Seeking a combinatorial proof of the identity$n+(n-1)2^1+(n-2)2^2+\cdots+ 2\cdot 2^{n-2}+ 1\cdot 2^{n-1}=-n+2^{n+1}-2$

Question

I would appreciate if somebody could help me with the following problem

Q: show that combinatoric identity (using by combinatorial proof)

$$n+(n-1)2^1+(n-2)2^2+\cdots+ 2\cdot 2^{n-2}+ 1\cdot 2^{n-1}=-n+2^{n+1}-2$$

Answer 1

LHS and RHS give two ways of counting the number of bit-strings of length $n+1$ with at least two ones in them. Define: $$M= \{(a_1,\dots,a_{n+1})\in \{0,1\}^{n+1} | \sum\limits_{i=1}^{n+1}a_i \geq 2\}$$

We prove, $\text{LHS}=|M|=\text{RHS}$.

RHS: Then: $$M=\{0,1\}^{n+1}\setminus\{0\}^{n+1} \setminus \{(a_1,\dots,a_{n+1})\in \{0,1\}^{n+1} | \sum\limits_{i=1}^{n+1}a_i = 1\}$$ So $$|M|=2^{n+1}-1-(n+1)=-n+2^{n+1}-2$$

LHS: Define $B_k = \{(a_1,\dots,a_{n+1})\in A | \sum\limits_{i=1}^{k}a_i = 1 \wedge a_{k+1}=1 \}$ for $k=1,\dots,n$ and $B=\bigcup\limits_{k=1}^{n}B_k$.
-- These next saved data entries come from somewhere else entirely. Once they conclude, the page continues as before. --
template <int NV, int NP>
__device__ __forceinline__ void offdiag_emit(const LinParams& p, OutStage<NV, NP>& S, bool valid, int i, int j, int64_t bt,
                                             const double* __restrict__ xg, double dt, int pass = 0) {
  constexpr int n = 2 * NV, mm = NV;
  constexpr int RW = 16, NJ = (n + RW - 1) / RW, GRP = LBS / RW, PPG = NP / GRP, NB = NP == LBS ? 2 : 1;
  static_assert(PPG % NB == 0, "points per group");
  const double eps = sqrt(sqrt(DBL_EPSILON));
  const double eps2 = eps * eps;
  const int lane = threadIdx.x;
  if (lane / NP == pass) S.pij[lane % NP] = i | (j << 8) | ((valid ? 1 : 0) << 16);
  double* const fxx = p.fxx + bt * n * n * n;
  double* const fux = p.fux + bt * n * mm * n;
  double* const fuu = p.fuu + bt * n * mm * mm;
  const double* const fxb = p.fx + bt * n * n;
  const double* const fub = p.fu + bt * n * mm;
  __syncthreads();
  const int kk = lane % RW, grp = lane / RW;
  const double* f0 = p.f_val + bt * n;
  double f0k[NJ], xk[NJ], xvk[NJ];
#pragma unroll
  for (int jx = 0; jx < NJ; ++jx) {
    const int k = kk + RW * jx;
    const int kc = k < n ? k : n - 1;
    f0k[jx] = f0[kc];
    xk[jx] = xg[kc];
    xvk[jx] = kc < NV ? xg[NV + kc] : 0.0;
  }
  if (DEV_NO_EMIT) return;
  for (int pt = 0; pt < PPG; pt += NB) {
    double a1[NB][NJ], a2[NB][NJ], d1[NB][NJ], d2[NB][NJ];
    double* o0[NB];
    double* o1[NB];
    int ie[NB], je[NB], ee[NB];
#pragma unroll
    for (int u = 0; u < NB; ++u) {
      const int e = (pt + u) * GRP + grp;
      ee[u] = e;
      const int pk = S.pij[e];
      const int i1 = pk & 255, j1 = (pk >> 8) & 255;
      ie[u] = i1;
      je[u] = j1;
      const bool at_x_1 = i1 < n, at_x_2 = j1 < n;
      const int idx_1 = at_x_1 ? i1 : i1 - n, idx_2 = at_x_2 ? j1 : j1 - n;
      double* tensor;
      int L;
      if (at_x_1) { if (at_x_2) { tensor = fxx; L = n; } else { tensor = fux; L = mm; } }
      else { tensor = fuu; L = mm; }
      o0[u] = (pk >> 16) ? tensor + (int64_t)idx_2 * n + (int64_t)idx_1 * n * L : nullptr;
      o1[u] = ((pk >> 16) && at_x_1 == at_x_2 && !p.skip_qv_mirror) ? tensor + (int64_t)idx_1 * n + (int64_t)idx_2 * n * L : nullptr;
      if (o0[u]) {
        const double* q0 = at_x_1 ? fxb + (int64_t)idx_1 * n : fub + (int64_t)idx_1 * n;
        const double* q1 = at_x_2 ? fxb + (int64_t)idx_2 * n : fub + (int64_t)idx_2 * n;
        const double* q2 = at_x_1 ? fxx + (int64_t)idx_1 * n + (int64_t)idx_1 * n * n : fuu + (int64_t)idx_1 * n + (int64_t)idx_1 * n * mm;
        const double* q3 = at_x_2 ? fxx + (int64_t)idx_2 * n + (int64_t)idx_2 * n * n : fuu + (int64_t)idx_2 * n + (int64_t)idx_2 * n * mm;
#pragma unroll
        for (int jx = 0; jx < NJ; ++jx) {
          const int k = kk + RW * jx;
          const int kc = k < n ? k : n - 1;
          a1[u][jx] = q0[kc]; a2[u][jx] = q1[kc]; d1[u][jx] = q2[kc]; d2[u][jx] = q3[kc];
        }
      }
    }
#pragma unroll
    for (int u = 0; u < NB; ++u) {
      if (!o0[u]) continue;
#pragma unroll
      for (int jx = 0; jx < NJ; ++jx) {
        const int k = kk + RW * jx;
        if (k >= n) continue;
        if (p.skip_top && k < NV && !((ie[u] < n && ie[u] % NV == k) || (je[u] < n && je[u] % NV == k))) continue;
        double xs = k == ie[u] ? xk[jx] + eps : xk[jx];
        if (k == je[u]) xs = xs + eps;
        double fv;
        if (k < NV) {
          double xv = (NV + k) == ie[u] ? xvk[jx] + eps : xvk[jx];
          if (NV + k == je[u]) xv = xv + eps;
          const double vo = dt * xv;
          fv = xs + vo;
        } else {
          fv = xs + S.qdd[ee[u] * (NV + 1) + (k - NV)] * dt;
        }
        double df = fv - f0k[jx];
        df -= eps * a1[u][jx];
        df -= eps * a2[u][jx];
        df *= 2;
        const double val = 0.5 * (df / eps2 - d1[u][jx] - d2[u][jx]);
        o0[u][k] = val;
        if (o1[u]) o1[u][k] = val;
      }
    }
  }
}

template <int NV>
struct RowStage {
  double q[(NV + 2) * (NV + 1)];
};

template <int NV, bool DIAG_ROW, class ST>
__device__ __forceinline__ void rowblock_emit(const ST& S, int lane, int i, int jb, double* __restrict__ out, double* __restrict__ mirror,
                                              int64_t mstride, const double* __restrict__ a2, const double* __restrict__ d2, int64_t dstride,
                                              double dt, const double* __restrict__ f0g, const double* __restrict__ a1g,
                                              double* __restrict__ d1g, const double* __restrict__ xg, bool skip_top = false) {
  constexpr int n = 2 * NV, RW = 16, NJ = (n + RW - 1) / RW, CG = LBS / RW, NIT = (NV + CG - 1) / CG;
  const int r1 = i % NV;
  const double eps = sqrt(sqrt(DBL_EPSILON));
  const double eps2 = eps * eps;
  const int kk = lane % RW, cg = lane / RW;
  double xk[NJ], xvk[NJ], f0k[NJ], a1k[NJ], d1k[NJ];
#pragma unroll
  for (int j = 0; j < NJ; ++j) {
    const int k = kk + RW * j;
    const int kc = k < n ? k : n - 1;
    f0k[j] = f0g[kc];
    a1k[j] = a1g[kc];
    double x = xg[kc];
    if (kc == i) x = x + eps;
    xk[j] = x;
    double xv = xg[kc < NV ? NV + kc : kc];
    if (NV + kc == i) xv = xv + eps;
    xvk[j] = xv;
    if constexpr (DIAG_ROW) {
      double fv;
      if (kc < NV) {
        const double vo = dt * xv;
        fv = x + vo;
      } else {
        fv = x + S.q[NV * (NV + 1) + (kc - NV)] * dt;
      }
      double df = fv - f0k[j];
      df -= eps * a1k[j];
      df *= 2;
      const double dd = df / eps2;
      d1k[j] = dd;
      if (cg == 0 && k < n && !(skip_top && k < NV && k != r1)) d1g[k] = dd;
    } else {
      d1k[j] = d1g[kc];
    }
  }
  double va2[2][NJ], vd2[2][NJ];
  auto fetch = [&](int it, double (&A)[NJ], double (&D)[NJ]) {
    const int c = it * CG + cg;
    const int cc = c < NV ? c : NV - 1;
#pragma unroll
    for (int j = 0; j < NJ; ++j) {
      const int k = kk + RW * j;
      const int kc = k < n ? k : n - 1;
      A[j] = a2[kc + cc * n];
      D[j] = d2[kc + cc * dstride];
    }
  };
  auto form = [&](int it, const double (&A)[NJ], const double (&D)[NJ]) {
    const int c = it * CG + cg;
    const bool cv = c < NV;
    const int cc = cv ? c : NV - 1;
    const int jp = jb + cc;
#pragma unroll
    for (int j = 0; j < NJ; ++j) {
      const int k = kk + RW * j;
      if (!(cv && k < n)) continue;
      if (skip_top && k < NV && k != r1 && !(jp < n && jp % NV == k)) continue;
      double x = xk[j];
      if (k == jp) x = x + eps;
      double fv;
      if (k < NV) {
        double xv = xvk[j];
        if (NV + k == jp) xv = xv + eps;
        const double vo = dt * xv;
        fv = x + vo;
      } else {
        fv = x + S.q[cc * (NV + 1) + (k - NV)] * dt;
      }
      double df = fv - f0k[j];
      df -= eps * a1k[j];
      df -= eps * A[j];
      df *= 2;
      const double val = 0.5 * (df / eps2 - d1k[j] - D[j]);
      out[k + c * n] = val;
      if (mirror) mirror[k + c * mstride] = val;
    }
  };
  if (DEV_NO_EMIT) return;
  fetch(0, va2[0], vd2[0]);
  for (int it = 0; it < NIT; it += 2) {
    if (it + 1 < NIT) fetch(it + 1, va2[1], vd2[1]);
    form(it, va2[0], vd2[0]);
    if (it + 1 < NIT) {
      if (it + 2 < NIT) fetch(it + 2, va2[0], vd2[0]);
      form(it + 1, va2[1], vd2[1]);
    }
  }
}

1. $M=B$. Proof: Let $a=(a_1,\dots,a_{n+1})\in M$, this implies, that $k=\min\{i\geq 1\mid a_k=1\}$ is well-defined. Check, that $a\in B_{k-1}$. The converse is clearly true.
2. $B_k \cap B_l=\varnothing$ for $k\neq l$. Proof: Assume $a\in B_k\cap B_l$. Wlog, assume $k<l$, then: $$1\overset{a\in B_l}{=}\sum\limits_{i=1}^{l}a_i\geq \sum\limits_{i=1}^{k+1}a_i = \sum\limits_{i=1}^{k}a_i+a_{i+1}\overset{a\in B_k}{=}1+1=2$$ This is a contradiction.
3. $|B_k|=k\cdot 2^{n-k}$. Proof: $a_{k+1}$ is fixed. There are $k$ possibilities for $(a_1,\dots,a_k)$ (since exactly one of them is $1$) and $2^{(n+1)-(k+2)+1}=2^{n-k}$ possibilites for $(a_{k+2},\dots,a_{n+1})$.

So: $$|M|\overset{1)}{=}|B|=\left|\bigsqcup\limits_{k=1}^{n}B_k\right|\overset{2)}{=}\sum\limits_{k=1}^{n}B_k\overset{3)}{=}\sum\limits_{k=1}^{n}k\cdot 2^{n-k}$$

Answer 2

This question is actually very similar to that one, therefore my answer is also similar.

Denote $\left[n\right]=\left\{1,\dots,n\right\}$. Count all pairs $\left(X,k\right)\in2^{\left[n\right]}\times\left[n+1\right]$ where $X\ne\emptyset$ and $k>\max X$ in two ways.

First way: First select $\max X$, then select $k$ and the rest of $X$.

Second way: There is a match between such pairs and $\left\{Y\subseteq\left[n+1\right]\middle|\left|Y\right|\ge2\right\}$ by $\left(X,k\right)\mapsto X\cup\left\{k\right\}$ and $Y\mapsto\left(Y\backslash\max Y,\max Y\right)$.